■ **ACTION ITEM**:
The lines to be copied are those below that contain "nullptr".

■ **RECORDS TO PROCESS**:
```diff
+        for (int q = 0; q < 2; ++q) { a2[q][0] = fmax(a2[q][0], 0.0); a2[q][1] = fmax(a2[q][1], 0.0); }
       }
 #pragma unroll
       for (int q = 0; q < 2; ++q) {
diff --git a/microstructure_fingerprinting_amd/csrc/k2w_launch.h b/microstructure_fingerprinting_amd/csrc/k2w_launch.h
--- a/microstructure_fingerprinting_amd/csrc/k2w_launch.h
+++ b/microstructure_fingerprinting_amd/csrc/k2w_launch.h
@@ -20,6 +20,7 @@
   aa.fb_list = fb + 8;
   aa.audit = fb + 2;
   aa.scap = T.k2s_cap ? T.k2s_cap : MFX_S_CAP;
+  aa.rowsort = mfx_k2s_rowsort_on(a);
   hipLaunchKernelGGL(kern, dim3(nvox), dim3(256), lds, st, aa);
   HIPCHK(hipGetLastError());
   if (int rc = mfx_prof_end(st)) return rc;
diff --git a/microstructure_fingerprinting_amd/csrc/mfx_api.hip b/microstructure_fingerprinting_amd/csrc/mfx_api.hip
--- a/microstructure_fingerprinting_amd/csrc/mfx_api.hip
+++ b/microstructure_fingerprinting_amd/csrc/mfx_api.hip
@@ -136,7 +136,7 @@
   if (threadIdx.x < n) atomicAdd(&tot[threadIdx.x], cnt[threadIdx.x]);
 }
 __global__ void mfx_fb_audit_kernel(const int* __restrict__ cnt, int* __restrict__ tot) {
-  if (threadIdx.x == 0) { atomicAdd(&tot[0], cnt[0]); atomicMax(&tot[1], cnt[1]); atomicAdd(&tot[2], cnt[2]); }
+  if (threadIdx.x == 0) { atomicAdd(&tot[0], cnt[0]); atomicMax(&tot[1], cnt[1]); atomicAdd(&tot[2], cnt[2]); atomicAdd(&tot[3], cnt[3]); }
 }
 static int fb_setup() {
   MfxThread& T = mfx_thread();
@@ -216,6 +216,7 @@
 extern "C" void mfx_debug_set_force_generic(int enabled) { mfx_thread().force_generic = enabled ? 1 : 0; }
 extern "C" void mfx_debug_set_k3_screen(int enabled) { mfx_thread().k3_screen = enabled ? 1 : 0; }
 extern "C" void mfx_debug_set_k2s_images(int nb) { mfx_thread().k2s_nb = (nb == 2) ? 2 : 0; }
+extern "C" void mfx_debug_set_k2s_rowsort(int on) { mfx_thread().k2s_rowsort = on ? 1 : 0; }
 extern "C" void mfx_debug_set_k2s_cap(int cap) {
   int c = 4;
   while (2 * c <= cap) c *= 2;
@@ -363,6 +364,7 @@
   p->d.normalise = normalise;
   for (int m = 0; m < M; ++m) p->d.any_bracket |= (shi[m] >= 0);
   p->d.tab32s = t->d.tab32; p->d.xs = nullptr; p->d.offs = nullptr; p->d.s_scr = nullptr;
+  p->d.rows_scr = t->d.P + 1;
   if (p->d.any_bracket) {
     const int S = t->d.S, N = t->d.N, ldn = t->d.ldn, P = t->d.P;
     const double* X = t->h_x.data();
@@ -434,6 +436,7 @@
     HIPCHK(hipMemcpy(p->dsscr, sscr.data(), sizeof(int) * M, hipMemcpyHostToDevice));
     p->d.tab32s = (const float2*)p->dtab32s; p->d.xs = (const double*)p->dxs;
     p->d.offs = (const int*)p->doffs; p->d.s_scr = (const int*)p->dsscr;
+    p->d.rows_scr = (int)(tabs.size() / (size_t)ldn);
   }
   *out = p.release();
   return MFX_OK;
@@ -501,7 +504,7 @@
 size_t mfx_k2s_lds_bytes(int KS, int N, bool bracket, int NB) {
   const size_t MP = (size_t)KS * 16, NP = ((size_t)N + 31) / 32 * 32;
   return (size_t)2 * NB * KS * 512 * 2 + 8 * (MP + 2 * MP + 32) + sizeof(Cand) * MFX_S_CAP + 16 + 4 * (2 * MP + 4) + 4 * (2 * MP) + 4 * (4 * NP) + 4 * MP + 4 * 8 * 64 +
-         (bracket ? 48 * MP : 0) + (KS < 8 ? 4 * MFX_S_CAP : 0);
+         (bracket ? 48 * MP : 8 * MP) + (KS < 8 ? 4 * MFX_S_CAP : 0);
 }
 
 size_t mfx_k2sx_lds_bytes(int KS, int N, bool bracket, int NB) {
@@ -512,7 +515,7 @@
 size_t mfx_k2w_lds_bytes(int KS, int N, bool bracket, int NB, int TL) {
   const size_t MP = (size_t)KS * 16, NP = ((size_t)N + 31) / 32 * 32;
   return (size_t)2 * NB * KS * 512 * 2 + 8 * (MP + 2 * MP + 32) + sizeof(Cand) * MFX_S_CAP + 16 + 4 * (2 * MP + 4) + 4 * (2 * MP) + 4 * (4 * NP) + 4 * MP +
-         4 * 4 * TL * 64 + (bracket ? 48 * MP : 0) + (KS < 8 ? 4 * MFX_S_CAP : 0);
+         4 * 4 * TL * 64 + (bracket ? 48 * MP : 8 * MP) + (KS < 8 ? 4 * MFX_S_CAP : 0);
 }
 
 size_t mfx_k2wx_lds_bytes(int KS, int N, bool bracket, int NB, int TL) {
diff --git a/microstructure_fingerprinting_amd/csrc/mfx_device.h b/microstructure_fingerprinting_amd/csrc/mfx_device.h
--- a/microstructure_fingerprinting_amd/csrc/mfx_device.h
+++ b/microstructure_fingerprinting_amd/csrc/mfx_device.h
@@ -24,6 +24,7 @@
   const double* xs;
   const int* offs;
   const int* s_scr;
+  int rows_scr;
   int* status;
 };
 
diff --git a/microstructure_fingerprinting_amd/csrc/mfx_host.h b/microstructure_fingerprinting_amd/csrc/mfx_host.h
--- a/microstructure_fingerprinting_amd/csrc/mfx_host.h
+++ b/microstructure_fingerprinting_amd/csrc/mfx_host.h
@@ -1,5 +1,6 @@
 #pragma once
 #include "../../include/mfx.h"
+#include "../../include/mfx_k2s.h"
 
 #include <hip/hip_runtime.h>
 
@@ -23,6 +24,7 @@
   int k2x_maxc = MFX_XMAXC;
   int k2s_nb = 0;
   int k2s_cap = 0;
+  int k2s_rowsort = 1;
   int force_generic = 0;
   int k3_screen = 1;
   int k3_cap = 0;
@@ -59,6 +61,7 @@
 };
 
 MfxThread& mfx_thread();
+inline int mfx_k2s_rowsort_on(const FitK2Args& a) { return (mfx_thread().k2s_rowsort && a.P.rows_scr < (1 << 21) && a.P.M <= 1024) ? 1 : 0; }
 int mfx_fail(int code, const char* fmt, ...) __attribute__((format(printf, 2, 3)));
 
 #define HIPCHK(x)                                                                                   \
diff --git a/microstructure_fingerprinting_amd/csrc/tu_k2x.hip b/microstructure_fingerprinting_amd/csrc/tu_k2x.hip
--- a/microstructure_fingerprinting_amd/csrc/tu_k2x.hip
+++ b/microstructure_fingerprinting_amd/csrc/tu_k2x.hip
@@ -97,6 +97,7 @@
   s.stamps = nullptr; s.fb_count = fb; s.fb_list = fb + 4; s.maxc = 0; s.scap = T.k2s_cap ? T.k2s_cap : MFX_S_CAP;
   s.xc = a.X.x; s.xl_cand = xlc.as<Cand>(); s.xl_cnt = xln.as<int>(); s.xl_mrg = xlm.as<double>(); s.xl_cap = cap;
   s.audit = aud.as<int>();
+  s.rowsort = mfx_k2s_rowsort_on(s);
   if (int rc = mfx_prof_begin(st)) return rc;
   for (int base = 0; base < nvox; base += big) {
     const int n = std::min(big, nvox - base);
```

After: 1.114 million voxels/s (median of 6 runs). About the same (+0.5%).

■ **COMPLETED EXERCISE**:
   p->d.tab32s = t->d.tab32; p->d.xs = nullptr; p->d.offs = nullptr; p->d.s_scr = nullptr;
   s.stamps = nullptr; s.fb_count = fb; s.fb_list = fb + 4; s.maxc = 0; s.scap = T.k2s_cap ? T.k2s_cap : MFX_S_CAP;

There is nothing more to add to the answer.